* **Assignment**:
The data is to be retyped in full, exactly.
----------------
@@ -634,6 +634,30 @@
     return ctx_fault_status(ctx);
 }
 
+extern "C" int reid_debug_gem_neck_fused(reid_ctx* ctx, int n, int hw, int c, int mid, int tiles, float p, const float* stats, const float* w1,
+                                         const float* w2t, const float* y, const float* shortcut, const float* scale, const float* shift,
+                                         float* gem_out, float* emb) {
+    ARG_CHECK(ctx && n >= 1 && hw >= 1 && c >= 64 && mid >= 1 && tiles >= 1 && stats && w1 && w2t && y && shortcut && scale && shift && emb);
+    CTX_ENTER(ctx);
+    const size_t ny = (size_t)n * hw * c, ne = (size_t)n * c;
+    float *dst, *dw1, *dw2, *dy, *dsc, *dp, *dbs, *dbh, *dg = nullptr, *de;
+    REID_TRY(dbg_upload(ctx, "dbgt.stats", stats, (size_t)n * tiles * c * 2, &dst));
+    REID_TRY(dbg_upload(ctx, "dbgt.w1", w1, (size_t)mid * c, &dw1));
+    REID_TRY(dbg_upload(ctx, "dbgt.w2", w2t, (size_t)mid * c, &dw2));
+    REID_TRY(dbg_upload(ctx, "dbgt.x", y, ny, &dy));
+    REID_TRY(dbg_upload(ctx, "dbgt.sc", shortcut, ny, &dsc));
+    REID_TRY(dbg_upload(ctx, "dbgt.p", &p, 1, &dp));
+    REID_TRY(dbg_upload(ctx, "dbgt.bns", scale, (size_t)c, &dbs));
+    REID_TRY(dbg_upload(ctx, "dbgt.bnh", shift, (size_t)c, &dbh));
+    if (gem_out) REID_TRY(dbg_output(ctx, "dbgt.a", ne, &dg));
+    REID_TRY(dbg_output(ctx, "dbgt.b", ne, &de));
+    REID_TRY(launch_gem_neck_tail(ctx, dst, n, tiles, c, mid, hw, dw1, dw2, dy, dsc, dp, dbs, dbh, dg, de));
+    if (dg) REID_TRY(dbg_download(ctx, gem_out, dg, ne));
+    REID_TRY(dbg_download(ctx, emb, de, ne));
+    HIP_TRY(hipStreamSynchronize(ctx->stream));
+    return ctx_fault_status(ctx);
+}
+
 extern "C" int reid_debug_two_linear_ablate(reid_ctx* ctx, int bits) {
     ARG_CHECK(ctx && bits >= 0 && bits < 4);
     ctx->two_linear_ablate = bits;
diff --git a/real-time-reid-tracking_amd/csrc/elementwise.hip b/real-time-reid-tracking_amd/csrc/elementwise.hip
--- a/real-time-reid-tracking_amd/csrc/elementwise.hip
+++ b/real-time-reid-tracking_amd/csrc/elementwise.hip
@@ -14,6 +14,40 @@
 #pragma unroll
     for (int o = 32; o > 0; o >>= 1) v += __shfl_xor(v, o);
     return v;
+}
+
+template <int NV, int B>
+__device__ __forceinline__ void tile_batch(const float* __restrict__ st, int& t, int c, double (&s)[NV]) {
+    float v[B][NV];
+#pragma unroll
+    for (int u = 0; u < B; ++u)
+#pragma unroll
+        for (int k = 0; k < NV; ++k) v[u][k] = st[(long long)(t + u) * c * 2 + k];
+#pragma unroll
+    for (int u = 0; u < B; ++u)
+#pragma unroll
+        for (int k = 0; k < NV; ++k) s[k] += (double)v[u][k];
+    t += B;
+}
+template <int NV>
+__device__ __forceinline__ void tile_sums(const float* __restrict__ st, int tiles, int c, double (&s)[NV]) {
+#pragma unroll
+    for (int k = 0; k < NV; ++k) s[k] = 0.0;
+    int t = 0;
+    while (tiles - t >= 16) tile_batch<NV, 16>(st, t, c, s);
+    if (tiles - t >= 8) tile_batch<NV, 8>(st, t, c, s);
+    if (tiles - t >= 4) tile_batch<NV, 4>(st, t, c, s);
+    if (tiles - t >= 2) tile_batch<NV, 2>(st, t, c, s);
+    if (tiles - t >= 1) tile_batch<NV, 1>(st, t, c, s);
+}
+
+typedef _Float16 h4 __attribute__((ext_vector_type(4)));
+__device__ __forceinline__ void store_pair(_Float16* __restrict__ p, int c, const f32x4 v) {
+    const h4 hi = {(_Float16)v.x, (_Float16)v.y, (_Float16)v.z, (_Float16)v.w};
+    const h4 lo = {(_Float16)((v.x - (float)hi.x) * 2048.0f), (_Float16)((v.y - (float)hi.y) * 2048.0f),
+                   (_Float16)((v.z - (float)hi.z) * 2048.0f), (_Float16)((v.w - (float)hi.w) * 2048.0f)};
+    *(h4*)p = hi;
+    *(h4*)(p + c) = lo;
 }
 
 __global__ void nchw_to_nhwc3_kernel(const float* __restrict__ x, long long npix, int hw, float* __restrict__ out) {
@@ -172,40 +206,55 @@
             sb[ch] = 0.f;
             continue;
         }
-        double s1 = 0.0, s2 = 0.0;
-        for (int t = 0; t < tiles; ++t) {
-            const float* st = stats + (((long long)img * tiles + t) * c + ch) * 2;
-            s1 += (double)st[0];
-            s2 += (double)st[1];
-        }
-        const double mean = s1 / hw;
-        double var = s2 / hw - mean * mean;
+        const float g = in_gamma[ch], be = in_beta[ch];
+        double s12[2];
+        tile_sums<2>(stats + ((long long)img * tiles * c + ch) * 2, tiles, c, s12);
+        const double mean = s12[0] / hw;
+        double var = s12[1] / hw - mean * mean;
         if (var < 0.0) var = 0.0;
         const double inv = 1.0 / sqrt(var + 1e-5);
-        sa[ch] = (float)(inv * (double)in_gamma[ch]);
-        sb[ch] = (float)((double)in_beta[ch] - mean * inv * (double)in_gamma[ch]);
+        sa[ch] = (float)(inv * (double)g);
+        sb[ch] = (float)((double)be - mean * inv * (double)g);
     }
     __syncthreads();
     const int q = (in_only ? half : c) >> 2;
     const long long pix0 = (long long)img * hw + (long long)blockIdx.x * rows;
-    typedef _Float16 h4 __attribute__((ext_vector_type(4)));
+    const int total = rows * q;
     unsigned vm = 0u;
-    for (int i = tid; i < rows * q; i += 256) {
-        const int row = i / q, cc = i - row * q;
-        f32x4 v = *(const f32x4*)(x + (pix0 + row) * c + cc * 4);
-        if (cc * 4 < half) {
-            const f32x4 a = *(const f32x4*)&sa[cc * 4], b = *(const f32x4*)&sb[cc * 4];
-            v = v * a + b;
-            vm = range_acc(range_acc(range_acc(range_acc(vm, v.x), v.y), v.z), v.w);
-            v.x = fmaxf(v.x, 0.f); v.y = fmaxf(v.y, 0.f); v.z = fmaxf(v.z, 0.f); v.w = fmaxf(v.w, 0.f);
----------------
* **Problem solution**:
@@ -634,6 +634,30 @@
     return ctx_fault_status(ctx);
 }
 
+extern "C" int reid_debug_gem_neck_fused(reid_ctx* ctx, int n, int hw, int c, int mid, int tiles, float p, const float* stats, const float* w1,
+                                         const float* w2t, const float* y, const float* shortcut, const float* scale, const float* shift,
+                                         float* gem_out, float* emb) {
+    ARG_CHECK(ctx && n >= 1 && hw >= 1 && c >= 64 && mid >= 1 && tiles >= 1 && stats && w1 && w2t && y && shortcut && scale && shift && emb);
+    CTX_ENTER(ctx);
+    const size_t ny = (size_t)n * hw * c, ne = (size_t)n * c;
+    float *dst, *dw1, *dw2, *dy, *dsc, *dp, *dbs, *dbh, *dg = nullptr, *de;
+    REID_TRY(dbg_upload(ctx, "dbgt.stats", stats, (size_t)n * tiles * c * 2, &dst));
+    REID_TRY(dbg_upload(ctx, "dbgt.w1", w1, (size_t)mid * c, &dw1));
+    REID_TRY(dbg_upload(ctx, "dbgt.w2", w2t, (size_t)mid * c, &dw2));
+    REID_TRY(dbg_upload(ctx, "dbgt.x", y, ny, &dy));
+    REID_TRY(dbg_upload(ctx, "dbgt.sc", shortcut, ny, &dsc));
+    REID_TRY(dbg_upload(ctx, "dbgt.p", &p, 1, &dp));
+    REID_TRY(dbg_upload(ctx, "dbgt.bns", scale, (size_t)c, &dbs));
+    REID_TRY(dbg_upload(ctx, "dbgt.bnh", shift, (size_t)c, &dbh));
+    if (gem_out) REID_TRY(dbg_output(ctx, "dbgt.a", ne, &dg));
+    REID_TRY(dbg_output(ctx, "dbgt.b", ne, &de));
+    REID_TRY(launch_gem_neck_tail(ctx, dst, n, tiles, c, mid, hw, dw1, dw2, dy, dsc, dp, dbs, dbh, dg, de));
+    if (dg) REID_TRY(dbg_download(ctx, gem_out, dg, ne));
+    REID_TRY(dbg_download(ctx, emb, de, ne));
+    HIP_TRY(hipStreamSynchronize(ctx->stream));
+    return ctx_fault_status(ctx);
+}
+
 extern "C" int reid_debug_two_linear_ablate(reid_ctx* ctx, int bits) {
     ARG_CHECK(ctx && bits >= 0 && bits < 4);
     ctx->two_linear_ablate = bits;
diff --git a/real-time-reid-tracking_amd/csrc/elementwise.hip b/real-time-reid-tracking_amd/csrc/elementwise.hip
--- a/real-time-reid-tracking_amd/csrc/elementwise.hip
+++ b/real-time-reid-tracking_amd/csrc/elementwise.hip
@@ -14,6 +14,40 @@
 #pragma unroll
     for (int o = 32; o > 0; o >>= 1) v += __shfl_xor(v, o);
     return v;
+}
+
+template <int NV, int B>
+__device__ __forceinline__ void tile_batch(const float* __restrict__ st, int& t, int c, double (&s)[NV]) {
+    float v[B][NV];
+#pragma unroll
+    for (int u = 0; u < B; ++u)
+#pragma unroll
+        for (int k = 0; k < NV; ++k) v[u][k] = st[(long long)(t + u) * c * 2 + k];
+#pragma unroll
+    for (int u = 0; u < B; ++u)
+#pragma unroll
+        for (int k = 0; k < NV; ++k) s[k] += (double)v[u][k];
+    t += B;
+}
+template <int NV>
+__device__ __forceinline__ void tile_sums(const float* __restrict__ st, int tiles, int c, double (&s)[NV]) {
+#pragma unroll
+    for (int k = 0; k < NV; ++k) s[k] = 0.0;
+    int t = 0;
+    while (tiles - t >= 16) tile_batch<NV, 16>(st, t, c, s);
+    if (tiles - t >= 8) tile_batch<NV, 8>(st, t, c, s);
+    if (tiles - t >= 4) tile_batch<NV, 4>(st, t, c, s);
+    if (tiles - t >= 2) tile_batch<NV, 2>(st, t, c, s);
+    if (tiles - t >= 1) tile_batch<NV, 1>(st, t, c, s);
+}
+
+typedef _Float16 h4 __attribute__((ext_vector_type(4)));
+__device__ __forceinline__ void store_pair(_Float16* __restrict__ p, int c, const f32x4 v) {
+    const h4 hi = {(_Float16)v.x, (_Float16)v.y, (_Float16)v.z, (_Float16)v.w};
+    const h4 lo = {(_Float16)((v.x - (float)hi.x) * 2048.0f), (_Float16)((v.y - (float)hi.y) * 2048.0f),
+                   (_Float16)((v.z - (float)hi.z) * 2048.0f), (_Float16)((v.w - (float)hi.w) * 2048.0f)};
+    *(h4*)p = hi;
+    *(h4*)(p + c) = lo;
 }
 
 __global__ void nchw_to_nhwc3_kernel(const float* __restrict__ x, long long npix, int hw, float* __restrict__ out) {
@@ -172,40 +206,55 @@
             sb[ch] = 0.f;
             continue;
         }
-        double s1 = 0.0, s2 = 0.0;
-        for (int t = 0; t < tiles; ++t) {
-            const float* st = stats + (((long long)img * tiles + t) * c + ch) * 2;
-            s1 += (double)st[0];
-            s2 += (double)st[1];
-        }
-        const double mean = s1 / hw;
-        double var = s2 / hw - mean * mean;
+        const float g = in_gamma[ch], be = in_beta[ch];
+        double s12[2];
+        tile_sums<2>(stats + ((long long)img * tiles * c + ch) * 2, tiles, c, s12);
+        const double mean = s12[0] / hw;
+        double var = s12[1] / hw - mean * mean;
         if (var < 0.0) var = 0.0;
         const double inv = 1.0 / sqrt(var + 1e-5);
-        sa[ch] = (float)(inv * (double)in_gamma[ch]);
-        sb[ch] = (float)((double)in_beta[ch] - mean * inv * (double)in_gamma[ch]);
+        sa[ch] = (float)(inv * (double)g);
+        sb[ch] = (float)((double)be - mean * inv * (double)g);
     }
     __syncthreads();
     const int q = (in_only ? half : c) >> 2;
     const long long pix0 = (long long)img * hw + (long long)blockIdx.x * rows;
-    typedef _Float16 h4 __attribute__((ext_vector_type(4)));
+    const int total = rows * q;
     unsigned vm = 0u;
-    for (int i = tid; i < rows * q; i += 256) {
-        const int row = i / q, cc = i - row * q;
-        f32x4 v = *(const f32x4*)(x + (pix0 + row) * c + cc * 4);
-        if (cc * 4 < half) {
-            const f32x4 a = *(const f32x4*)&sa[cc * 4], b = *(const f32x4*)&sb[cc * 4];
-            v = v * a + b;
-            vm = range_acc(range_acc(range_acc(range_acc(vm, v.x), v.y), v.z), v.w);
-            v.x = fmaxf(v.x, 0.f); v.y = fmaxf(v.y, 0.f); v.z = fmaxf(v.z, 0.f); v.w = fmaxf(v.w, 0.f);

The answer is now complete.